El lector puede "oir" y "ver" al mismo tiempo el salto de la rana y el ruido del agua movida sin que se establezca relación de causalidad entre los dos; eliminar el por qué se oye el ruido (porque salta la rana) da fuerza poética al verso.

el haiku traducido al español:
El Rincón del Haiku

Con esta interpretación creo que eliminar (y por qué no banear) es el sentido de "pourchasser".
En todo caso, no es huir..., no hay miedo sino voluntad.

*Pero por supuesto no se trata de:


> proscribir (que no *banear) los haikus no conformes a los cánones


, nada de banear los haikus sino de banear algo en ellos.

Por otra parte, traduciría _parce que_ por _porque_... sin tilde.


----------



## totor

Paquita said:


> traduciría _parce que_ por _porque_... sin tilde


Coincidimos, Paquita.

Sin tilde en 'porque'… pero con tilde en 'sí': 'el haikú japonés, que es enemigo de los ‘porque sí’'.


----------



## Paquita

totor said:


> ‘porque sí’'.


¿por qué *"sí"*?
Tu "parce que" es sencillamente la conjunción que introduce una proposición de causa: tomo una paraguas para salir _porque_ llueve, como _porque_ tengo hambre, preguntas en el foro _porque_ tienes dudas... es decir que le haikú te da los hechos "brutos" sin establecer relación entre ellos, nada más.
En este haikú, el agua no hace un ruido porque la rana ha saltado, sino que hace ruido, y punto. Los dos hechos, el salto de la rana y el ruido te están referidos "brutos" sin correlación lógica.

Lo mismo en tu film, si no se oye un ruido no es porque sea inaudible, si no se ve un monstruo no es porquela noche esté oscura sino porque el cineasta no quiso ponerlos.


----------



## totor

Por una cuestión musical, Paquita, no por otra cosa.

De no ser así, tendría que cambiar la formulación y poner, por ejemplo: 'el haikú japonés, que es enemigo de las razones', o 'de las causas', porque no me suena en absoluto 'el haikú japonés, que es enemigo de los porque'.

Creo que tienes razón, Paquita, y eso me obligará a cambiar el subtitulado, que en el original se llama _« Parcequ’ismes »_ y que yo había traducido por  _Los ‘porque sí’_.

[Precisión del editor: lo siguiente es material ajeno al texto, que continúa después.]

__device__ __forceinline__ uint32_t smem_u32(const void* p) {
  return static_cast<uint32_t>(__cvta_generic_to_shared(p));
}
__device__ __forceinline__ void mbar_init(uint32_t bar, uint32_t count) {
  asm volatile("mbarrier.init.shared::cta.b64 [%0], %1;" ::"r"(bar), "r"(count));
}
__device__ __forceinline__ void mbar_expect_tx(uint32_t bar, uint32_t bytes) {
  asm volatile("mbarrier.arrive.expect_tx.shared::cta.b64 _, [%0], %1;" ::"r"(bar), "r"(bytes)
               : "memory");
}
__device__ __forceinline__ void mbar_arrive(uint32_t bar) {
  asm volatile("mbarrier.arrive.shared::cta.b64 _, [%0];" ::"r"(bar) : "memory");
}
__device__ __forceinline__ void mbar_wait(uint32_t bar, uint32_t parity) {
  asm volatile(
      "{\n\t"
      ".reg .pred p;\n\t"
      "WAIT_LOOP:\n\t"
      "mbarrier.try_wait.parity.shared::cta.b64 p, [%0], %1;\n\t"
      "@p bra DONE;\n\t"
      "bra WAIT_LOOP;\n\t"
      "DONE:\n\t"
      "}" ::"r"(bar),
      "r"(parity)
      : "memory");
}
__device__ __forceinline__ void tma_load_3d(uint32_t dst, const CUtensorMap* map, uint32_t bar,
                                            int c0, int c1, int c2) {
  asm volatile(
      "cp.async.bulk.tensor.3d.shared::cluster.global.mbarrier::complete_tx::bytes "
      "[%0], [%1, {%3, %4, %5}], [%2];" ::"r"(dst),
      "l"(reinterpret_cast<uint64_t>(map)), "r"(bar), "r"(c0), "r"(c1), "r"(c2)
      : "memory");
}
__device__ __forceinline__ void tma_store_3d(const CUtensorMap* map, uint32_t src, int c0, int c1,
                                             int c2) {
  asm volatile(
      "cp.async.bulk.tensor.3d.global.shared::cta.bulk_group [%0, {%2, %3, %4}], [%1];" ::"l"(
          reinterpret_cast<uint64_t>(map)),
      "r"(src), "r"(c0), "r"(c1), "r"(c2)
      : "memory");
}
__device__ __forceinline__ void tma_store_4d(const CUtensorMap* map, uint32_t src, int c0, int c1,
                                             int c2, int c3) {
  asm volatile(
      "cp.async.bulk.tensor.4d.global.shared::cta.bulk_group [%0, {%2, %3, %4, %5}], [%1];" ::"l"(
          reinterpret_cast<uint64_t>(map)),
      "r"(src), "r"(c0), "r"(c1), "r"(c2), "r"(c3)
      : "memory");
}
__device__ __forceinline__ void tma_store_commit() {
  asm volatile("cp.async.bulk.commit_group;" ::: "memory");
}
template <int N>
__device__ __forceinline__ void tma_store_wait_read() {
  asm volatile("cp.async.bulk.wait_group.read %0;" ::"n"(N) : "memory");
}
__device__ __forceinline__ void tma_store_wait_all() {
  asm volatile("cp.async.bulk.wait_group 0;" ::: "memory");
}
__device__ __forceinline__ void fence_proxy_async_smem() {
  asm volatile("fence.proxy.async.shared::cta;" ::: "memory");
}
__device__ __forceinline__ void wg_fence() { asm volatile("wgmma.fence.sync.aligned;" ::: "memory"); }
__device__ __forceinline__ void wg_commit() {
  asm volatile("wgmma.commit_group.sync.aligned;" ::: "memory");
}
template <int N>
__device__ __forceinline__ void wg_wait() {
  asm volatile("wgmma.wait_group.sync.aligned %0;" ::"n"(N) : "memory");
}
__device__ __forceinline__ void wg_mma_m64n16(float* d, uint64_t desc_a, uint64_t desc_b,
                                              uint32_t accumulate) {
  asm volatile(
      "{\n\t"
      ".reg .pred p;\n\t"
      "setp.ne.b32 p, %10, 0;\n\t"
      "wgmma.mma_async.sync.aligned.m64n16k16.f32.f16.f16 "
      "{%0, %1, %2, %3, %4, %5, %6, %7}, %8, %9, p, 1, 1, 0, 0;\n\t"
      "}"
      : "+f"(d[0]), "+f"(d[1]), "+f"(d[2]), "+f"(d[3]), "+f"(d[4]), "+f"(d[5]), "+f"(d[6]),
        "+f"(d[7])
      : "l"(desc_a), "l"(desc_b), "r"(accumulate)
      : "memory");
}
template <int NT>
__device__ __forceinline__ void wg_fence_acc(float (&acc)[NT][8]) {
#pragma unroll
  for (int j = 0; j < NT; ++j)
#pragma unroll
    for (int e = 0; e < 8; ++e) asm volatile("" : "+f"(acc[j][e])::"memory");
}
template <int NT>
__device__ __forceinline__ void wg_mma_kblock(float (&acc)[NT][8], uint64_t desc_a,
                                              uint64_t desc_b, int b_chunk, int nt, int ksteps,
                                              bool first) {
  for (int ks = 0; ks < ksteps; ++ks) {
#pragma unroll
    for (int j = 0; j < NT; ++j) {
      if (j < nt)
        wg_mma_m64n16(acc[j], desc_a + static_cast<uint64_t>(ks * 2),
                      desc_b + static_cast<uint64_t>(j * b_chunk + ks * 2),
                      (first && ks == 0) ? 0u : 1u);
    }
  }
}
__device__ __forceinline__ void wg_mma_m64n32(float* d, uint64_t desc_a, uint64_t desc_b,
                                              uint32_t accumulate) {
  asm volatile(
      "{\n\t"
      ".reg .pred p;\n\t"
      "setp.ne.b32 p, %18, 0;\n\t"
      "wgmma.mma_async.sync.aligned.m64n32k16.f32.f16.f16 "
      "{%0, %1, %2, %3, %4, %5, %6, %7, %8, %9, %10, %11, %12, %13, %14, %15}, "
      "%16, %17, p, 1, 1, 0, 0;\n\t"
      "}"
      : "+f"(d[0]), "+f"(d[1]), "+f"(d[2]), "+f"(d[3]), "+f"(d[4]), "+f"(d[5]), "+f"(d[6]), "+f"(d[7]),
        "+f"(d[8]), "+f"(d[9]), "+f"(d[10]), "+f"(d[11]), "+f"(d[12]), "+f"(d[13]), "+f"(d[14]), "+f"(d[15])
      : "l"(desc_a), "l"(desc_b), "r"(accumulate)
      : "memory");
}
__device__ __forceinline__ void wg_mma_m64n64(float* d, uint64_t desc_a, uint64_t desc_b,
                                              uint32_t accumulate) {
  asm volatile(
      "{\n\t"
      ".reg .pred p;\n\t"
      "setp.ne.b32 p, %34, 0;\n\t"
      "wgmma.mma_async.sync.aligned.m64n64k16.f32.f16.f16 "
      "{%0, %1, %2, %3, %4, %5, %6, %7, %8, %9, %10, %11, %12, %13, %14, %15,"
      " %16, %17, %18, %19, %20, %21, %22, %23, %24, %25, %26, %27, %28, %29, %30, %31}, "
      "%32, %33, p, 1, 1, 0, 0;\n\t"
      "}"
      : "+f"(d[0]), "+f"(d[1]), "+f"(d[2]), "+f"(d[3]), "+f"(d[4]), "+f"(d[5]), "+f"(d[6]), "+f"(d[7]),
        "+f"(d[8]), "+f"(d[9]), "+f"(d[10]), "+f"(d[11]), "+f"(d[12]), "+f"(d[13]), "+f"(d[14]), "+f"(d[15]),
        "+f"(d[16]), "+f"(d[17]), "+f"(d[18]), "+f"(d[19]), "+f"(d[20]), "+f"(d[21]), "+f"(d[22]), "+f"(d[23]),
        "+f"(d[24]), "+f"(d[25]), "+f"(d[26]), "+f"(d[27]), "+f"(d[28]), "+f"(d[29]), "+f"(d[30]), "+f"(d[31])
      : "l"(desc_a), "l"(desc_b), "r"(accumulate)
      : "memory");
}
__device__ __forceinline__ void wg_mma_m64n96(float* d, uint64_t desc_a, uint64_t desc_b,
                                              uint32_t accumulate) {
  asm volatile(
      "{\n\t"
      ".reg .pred p;\n\t"
      "setp.ne.b32 p, %50, 0;\n\t"
      "wgmma.mma_async.sync.aligned.m64n96k16.f32.f16.f16 "
      "{%0, %1, %2, %3, %4, %5, %6, %7, %8, %9, %10, %11, %12, %13, %14, %15,"
      " %16, %17, %18, %19, %20, %21, %22, %23, %24, %25, %26, %27, %28, %29, %30, %31,"
      " %32, %33, %34, %35, %36, %37, %38, %39, %40, %41, %42, %43, %44, %45, %46, %47}, "
      "%48, %49, p, 1, 1, 0, 0;\n\t"
      "}"
      : "+f"(d[0]), "+f"(d[1]), "+f"(d[2]), "+f"(d[3]), "+f"(d[4]), "+f"(d[5]), "+f"(d[6]), "+f"(d[7]),
        "+f"(d[8]), "+f"(d[9]), "+f"(d[10]), "+f"(d[11]), "+f"(d[12]), "+f"(d[13]), "+f"(d[14]), "+f"(d[15]),
        "+f"(d[16]), "+f"(d[17]), "+f"(d[18]), "+f"(d[19]), "+f"(d[20]), "+f"(d[21]), "+f"(d[22]), "+f"(d[23]),
        "+f"(d[24]), "+f"(d[25]), "+f"(d[26]), "+f"(d[27]), "+f"(d[28]), "+f"(d[29]), "+f"(d[30]), "+f"(d[31]),
        "+f"(d[32]), "+f"(d[33]), "+f"(d[34]), "+f"(d[35]), "+f"(d[36]), "+f"(d[37]), "+f"(d[38]), "+f"(d[39]),
        "+f"(d[40]), "+f"(d[41]), "+f"(d[42]), "+f"(d[43]), "+f"(d[44]), "+f"(d[45]), "+f"(d[46]), "+f"(d[47])
      : "l"(desc_a), "l"(desc_b), "r"(accumulate)
      : "memory");
}
__device__ __forceinline__ void wg_mma_m64n128(float* d, uint64_t desc_a, uint64_t desc_b,
                                              uint32_t accumulate) {
  asm volatile(
      "{\n\t"
      ".reg .pred p;\n\t"
      "setp.ne.b32 p, %66, 0;\n\t"
      "wgmma.mma_async.sync.aligned.m64n128k16.f32.f16.f16 "
      "{%0, %1, %2, %3, %4, %5, %6, %7, %8, %9, %10, %11, %12, %13, %14, %15,"
      " %16, %17, %18, %19, %20, %21, %22, %23, %24, %25, %26, %27, %28, %29, %30, %31,"
      " %32, %33, %34, %35, %36, %37, %38, %39, %40, %41, %42, %43, %44, %45, %46, %47,"
      " %48, %49, %50, %51, %52, %53, %54, %55, %56, %57, %58, %59, %60, %61, %62, %63}, "
      "%64, %65, p, 1, 1, 0, 0;\n\t"
      "}"
      : "+f"(d[0]), "+f"(d[1]), "+f"(d[2]), "+f"(d[3]), "+f"(d[4]), "+f"(d[5]), "+f"(d[6]), "+f"(d[7]),
        "+f"(d[8]), "+f"(d[9]), "+f"(d[10]), "+f"(d[11]), "+f"(d[12]), "+f"(d[13]), "+f"(d[14]), "+f"(d[15]),
        "+f"(d[16]), "+f"(d[17]), "+f"(d[18]), "+f"(d[19]), "+f"(d[20]), "+f"(d[21]), "+f"(d[22]), "+f"(d[23]),
        "+f"(d[24]), "+f"(d[25]), "+f"(d[26]), "+f"(d[27]), "+f"(d[28]), "+f"(d[29]), "+f"(d[30]), "+f"(d[31]),
        "+f"(d[32]), "+f"(d[33]), "+f"(d[34]), "+f"(d[35]), "+f"(d[36]), "+f"(d[37]), "+f"(d[38]), "+f"(d[39]),
        "+f"(d[40]), "+f"(d[41]), "+f"(d[42]), "+f"(d[43]), "+f"(d[44]), "+f"(d[45]), "+f"(d[46]), "+f"(d[47]),
        "+f"(d[48]), "+f"(d[49]), "+f"(d[50]), "+f"(d[51]), "+f"(d[52]), "+f"(d[53]), "+f"(d[54]), "+f"(d[55]),
        "+f"(d[56]), "+f"(d[57]), "+f"(d[58]), "+f"(d[59]), "+f"(d[60]), "+f"(d[61]), "+f"(d[62]), "+f"(d[63])
      : "l"(desc_a), "l"(desc_b), "r"(accumulate)
      : "memory");
}
template <int NT>
__device__ __forceinline__ void wg_mma_kblock_wide(float (&acc)[NT][8], uint64_t desc_a,
                                                   uint64_t desc_b, int ksteps, bool first) {
  static_assert(NT == 2 || NT == 4 || NT == 6 || NT == 8, "wide wgmma: N = 32, 64, 96 or 128");
  float* d = &acc[0][0];
  for (int ks = 0; ks < ksteps; ++ks) {
    const uint64_t a = desc_a + static_cast<uint64_t>(ks * 2);
    const uint64_t b = desc_b + static_cast<uint64_t>(ks * 2);
    const uint32_t accumulate = (first && ks == 0) ? 0u : 1u;
    if constexpr (NT == 2) wg_mma_m64n32(d, a, b, accumulate);
    if constexpr (NT == 4) wg_mma_m64n64(d, a, b, accumulate);
    if constexpr (NT == 6) wg_mma_m64n96(d, a, b, accumulate);
    if constexpr (NT == 8) wg_mma_m64n128(d, a, b, accumulate);
  }
}
__device__ __forceinline__ void named_sync(int id, int threads) {
  asm volatile("bar.sync %0, %1;" ::"r"(id), "r"(threads) : "memory");
}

Tendré que poner un neologismo, algo así como 'Porqueísmos' .

Después de todo, en inglés tradujeron 'becauseitudes' .


----------



## Paquita

No solo _porqueísmo_ me parece una buena traducción sino que la veo como la única posible en tu contexto.
Si el subtítulo contiene "porque", si el texto aclara lo que llaman "porqueísmo", no creo que haya problema en traducir literalmente, el neologismo por un neologismo y la conjunción por su equivalente. Lo que está claro en francés debería estarlo en español. No veo motivo para poner "causas" o cualquier otro sustantivo.
Eso sí, _es enemigo de_ no me parece equivaler a _pourchasse_. Preferiría _banea _o_ elimina_. Pero como ya te lo dije cien veces, no soy traductora...


----------



## swift

Paquita said:


> Preferiría _*banea* _o_ elimina_.


¿Banea?  Esa no es una palabra del idioma español; es solamente usada en jerga cibernética, en foros y sitios semejantes. _Proscribir_ o _prohibir _son los verbos castizos equivalentes.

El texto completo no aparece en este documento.